Selon lui, le nouveau type de Malien est le Malien moral, consciencieux, véridique et honnête, prêt à se sacrifier pour la collectivité, à accompagner toute initiative positive au profit de la communauté, a-t-il indiqué.

« Notre soutien sera étendu à la nouvelle équipe gouvernementale que Yelema accompagnera quelle soit sa composition car le parti a décidé d’aider le Président dans la direction du changement et tant que cela sera le cas on sera là à ses côtés ! Nous souhaitons d’ores et déjà une bonne chance et un bon courage à la nouvelle équipe gouvernementale dans le sens du renouveau du pays »
Avant de rappeler que son parti soutient la reforme nécessaire des forces armées et de sécurité pour les amener à disposer des capacités indispensables à l’exercice de toutes leurs missions à moyen terme. Yelema souscrit à la formalisation de nos relations militaires et sécuritaires avec la France à travers « un accord de défense » comme cela doit être le cas avec d’autres puissances amies mais aussi nos voisins et amis du Mali dans le cadre d’une entente sécuritaire autour du Sahel.

Yelema applaudit le chef de l’Etat lorsqu’il décrète 2014 « année de lutte contre la corruption ». La soumission à l’Assemblée nationale de la loi contre l’enrichissement illicite, la transmission à la justice des rapports de contrôle, la mise en place d’une culture de sanction, la promotion de la transparence dans les actes de gestion publique constituent, entre autres, des initiatives que Yelema encourage fortement.
Le Nord, comme le Sud du Mali, a besoin d’équité, d’impersonnalité et d’équidistance de l’Etat vis-à-vis des citoyens. Le Nord, comme le Sud du pays, a besoin que le mérite soit reconnu et la faute sanctionnée, c’est ce qui garantira la paix durable !

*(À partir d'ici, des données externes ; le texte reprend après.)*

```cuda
extern "C" int mte_edge_loss_fwd_grad(const mte_loss_scale_t *sc, int n, const mte_loss_attrs_t *at,
                                      const float *expected_grad_loss, float *loss_out, void *ctx, void *ws,
                                      size_t ws_bytes, mte_stream_t stream) {
    if (!sc || !at || !loss_out || !ctx || !ws) return MTE_ERR_NULL;
    if (!fused_supported(sc, n, at)) return MTE_ERR_ARG;
    for (int i = 0; i < n; i++)
        if (!sc[i].grad_pred) return MTE_ERR_NULL;
    if (ws_bytes < MTE_WS_HEADER_BYTES) return MTE_ERR_WORKSPACE;
    FusedP F;
    memset(&F, 0, sizeof(F));
    LossP &P = F.L;
    int img = 0;
    long long unitBase = 0;
    for (int i = 0; i < n; i++) {
        ScaleP &S = P.s[i];
        S.B = sc[i].B; S.H = sc[i].H; S.W = sc[i].W;
        S.x = sc[i].pred; S.e = sc[i].edge; S.n = sc[i].normal; S.m = nullptr;
        S.g = sc[i].grad_map; S.dx = sc[i].grad_pred; S.stash = nullptr;
        S.strips = ceil_div(S.W, kHaloLanes * 4);
        S.imgBase = img;
        S.unitBase = (int)unitBase;
        unitBase += (long long)S.strips * (((S.H + 1) >> 1) + kSegCostFused) * S.B;
        S.scaleWeight = sc[i].scale_weight;
        img += S.B;
    }
    if (unitBase > 0x7fffffffLL || img > kWsMaxLossImages) return MTE_ERR_SHAPE;
    P.nScales = n; P.totalImages = img; P.totalUnits = (int)unitBase;
    P.T = at->sigmoid_thresh; P.weight = at->weight; P.p2n = at->pos_to_neg;
    char *w = static_cast<char *>(ws);
    WsHeader *hdr = reinterpret_cast<WsHeader *>(w);
    P.accum = reinterpret_cast<unsigned long long *>(w + kWsAccumOffset);
    P.ticket = hdr->ticket;
    P.lossOut = loss_out;
    P.ctx = static_cast<float *>(ctx);
    F.expectG = expected_grad_loss;
    F.barrier = hdr->ticket + 2;
    int grid = num_sms();
    const int minUnits = 2;
    if ((long long)grid * kRWarps * minUnits > unitBase) grid = (int)((unitBase + kRWarps * minUnits - 1) / (kRWarps * minUnits));
    if (grid < 1) grid = 1;
    return launch_fused(F, grid, at->pred_is_inverse != 0, at->is_sigmoid != 0, reinterpret_cast<cudaStream_t>(stream));
}

extern "C" int mte_edge_loss_grad_rescale(const mte_loss_scale_t *sc, int n, const float *grad_loss, void *ctx,
                                          float *expected_out, mte_stream_t stream) {
    if (!sc || !grad_loss || !ctx) return MTE_ERR_NULL;
    if (n < 1 || n > MTE_MAX_SCALES) return MTE_ERR_ARG;
    LossP P;
    memset(&P, 0, sizeof(P));
    int img = 0;
    for (int i = 0; i < n; i++) {
        if (!sc[i].grad_pred) return MTE_ERR_NULL;
        if (!aligned16(sc[i].grad_pred) || (sc[i].W % 4)) return MTE_ERR_ALIGN;
        P.s[i].B = sc[i].B; P.s[i].H = sc[i].H; P.s[i].W = sc[i].W;
        P.s[i].dx = sc[i].grad_pred;
        P.s[i].scaleWeight = sc[i].scale_weight;
        img += sc[i].B;
    }
    P.nScales = n; P.totalImages = img;
    cudaLaunchConfig_t cfg = {};
    cfg.gridDim = dim3((unsigned)num_sms() * 2u);
    cfg.blockDim = dim3(128u);
    cfg.stream = reinterpret_cast<cudaStream_t>(stream);
    cudaLaunchAttribute at[1];
    at[0].id = cudaLaunchAttributeProgrammaticStreamSerialization;
    at[0].val.programmaticStreamSerializationAllowed = 1;
    cfg.attrs = at;
    cfg.numAttrs = 1;
    const cudaError_t e = cudaLaunchKernelEx(&cfg, edge_loss_rescale_kernel, P, grad_loss, static_cast<float *>(ctx), expected_out);
    return e == cudaSuccess ? MTE_OK : (int)e;
}
```

Before: 132,600.

## Split fused loss phase-1 sums into PDL-chained kernel, drop grid barrier

The per-image edge sums that used to be computed in a first phase of the cooperative fused kernel, followed by a software grid barrier, now run in a separate kernel. That kernel streams rows through a cp.async ring buffer in shared memory. The fused kernel is launched with programmatic dependent launch so it can run its prologue while the sums kernel finishes, then calls pdl_wait before the main loop. The aim is to remove the grid-wide spin barrier and cooperative launch and to overlap the prologue with the reduction. It also sets a max-shared carveout and halves the rescale kernel grid, at the cost of one extra kernel launch.

```diff
diff --git a/mindtheedge_b200/csrc/common.cuh b/mindtheedge_b200/csrc/common.cuh
--- a/mindtheedge_b200/csrc/common.cuh
+++ b/mindtheedge_b200/csrc/common.cuh
@@ -45,7 +45,7 @@
 }
 inline int num_sms() { return dev_info().sms; }
 
-inline cudaError_t opt_in_smem(const void *func, int bytes) {
+inline cudaError_t opt_in_smem(const void *func, int bytes, int carveout = -1) {
     static std::mutex mu;
     static std::vector<std::pair<const void *, long long>> done;
     const int d = current_device();
@@ -57,7 +57,9 @@
             if (r == cudaSuccess) e.second = ((long long)d << 32) | (unsigned)bytes;
             return r;
         }
-    const cudaError_t r = cudaFuncSetAttribute(func, cudaFuncAttributeMaxDynamicSharedMemorySize, bytes);
+    cudaError_t r = cudaFuncSetAttribute(func, cudaFuncAttributeMaxDynamicSharedMemorySize, bytes);
+    if (r == cudaSuccess && carveout >= 0)
+        r = cudaFuncSetAttribute(func, cudaFuncAttributePreferredSharedMemoryCarveout, carveout);
     if (r == cudaSuccess) done.emplace_back(func, ((long long)d << 32) | (unsigned)bytes);
     return r;
 }
diff --git a/mindtheedge_b200/csrc/edge_loss_fused.cu b/mindtheedge_b200/csrc/edge_loss_fused.cu
--- a/mindtheedge_b200/csrc/edge_loss_fused.cu
+++ b/mindtheedge_b200/csrc/edge_loss_fused.cu
@@ -16,32 +16,19 @@
 #ifndef MTE_FUSED_REGS
 #define MTE_FUSED_REGS 120
 #endif
-#ifndef MTE_FUSED_P1ROWS
-#define MTE_FUSED_P1ROWS 16
-#endif
-constexpr int kP1Rows = MTE_FUSED_P1ROWS;
 __host__ __device__ constexpr int fused_smem_bytes() { return kRWarps * kFusedD * 3 * 512; }
 
-__device__ __forceinline__ unsigned ld_acquire_u32(const unsigned *p) {
-    unsigned v;
-    asm volatile("ld.acquire.gpu.global.u32 %0, [%1];" : "=r"(v) : "l"(p) : "memory");
-    return v;
-}
-
-__device__ __forceinline__ void grid_barrier(unsigned *ctr, unsigned nCtas) {
-    __syncthreads();
-    if (threadIdx.x == 0) {
-        __threadfence();
-        atomicAdd(ctr, 1u);
-#ifdef MTE_FUSED_NOSLEEP
-        while (ld_acquire_u32(ctr) < nCtas) {}
-#else
-        while (ld_acquire_u32(ctr) < nCtas) __nanosleep(20);
-#endif
-        __threadfence();
-    }
-    __syncthreads();
-}
+#ifndef MTE_SUMS_WARPS
+#define MTE_SUMS_WARPS 16
+#endif
+#ifndef MTE_SUMS_ROWS
+#define MTE_SUMS_ROWS 4
+#endif
+constexpr int kSumWarps = MTE_SUMS_WARPS, kSumThreads = kSumWarps * 32;
+constexpr int kSumRows = MTE_SUMS_ROWS, kSumStages = 4;
+constexpr unsigned kSumRowBytes = 32 * 16;
+constexpr unsigned kSumStageBytes = kSumRows * kSumRowBytes;
+__host__ __device__ constexpr int sums_smem_bytes() { return kSumWarps * kSumStages * (int)kSumStageBytes; }
 
 #ifdef MTE_FUSED_TRACE
 __device__ __forceinline__ unsigned long long gtime() {
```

La Conférence a également recommandé l’implantation du parti sur toute l’étendue du territoire ; le renforcement de la communication entre les instances du parti à tous les niveaux, de la base au sommet, la formation politique des militants et le respect de la présence d’au moins 30% de femmes à chaque instance du parti, le soutien aux candidatures de jeunes et de candidatures féminines aux élections municipales.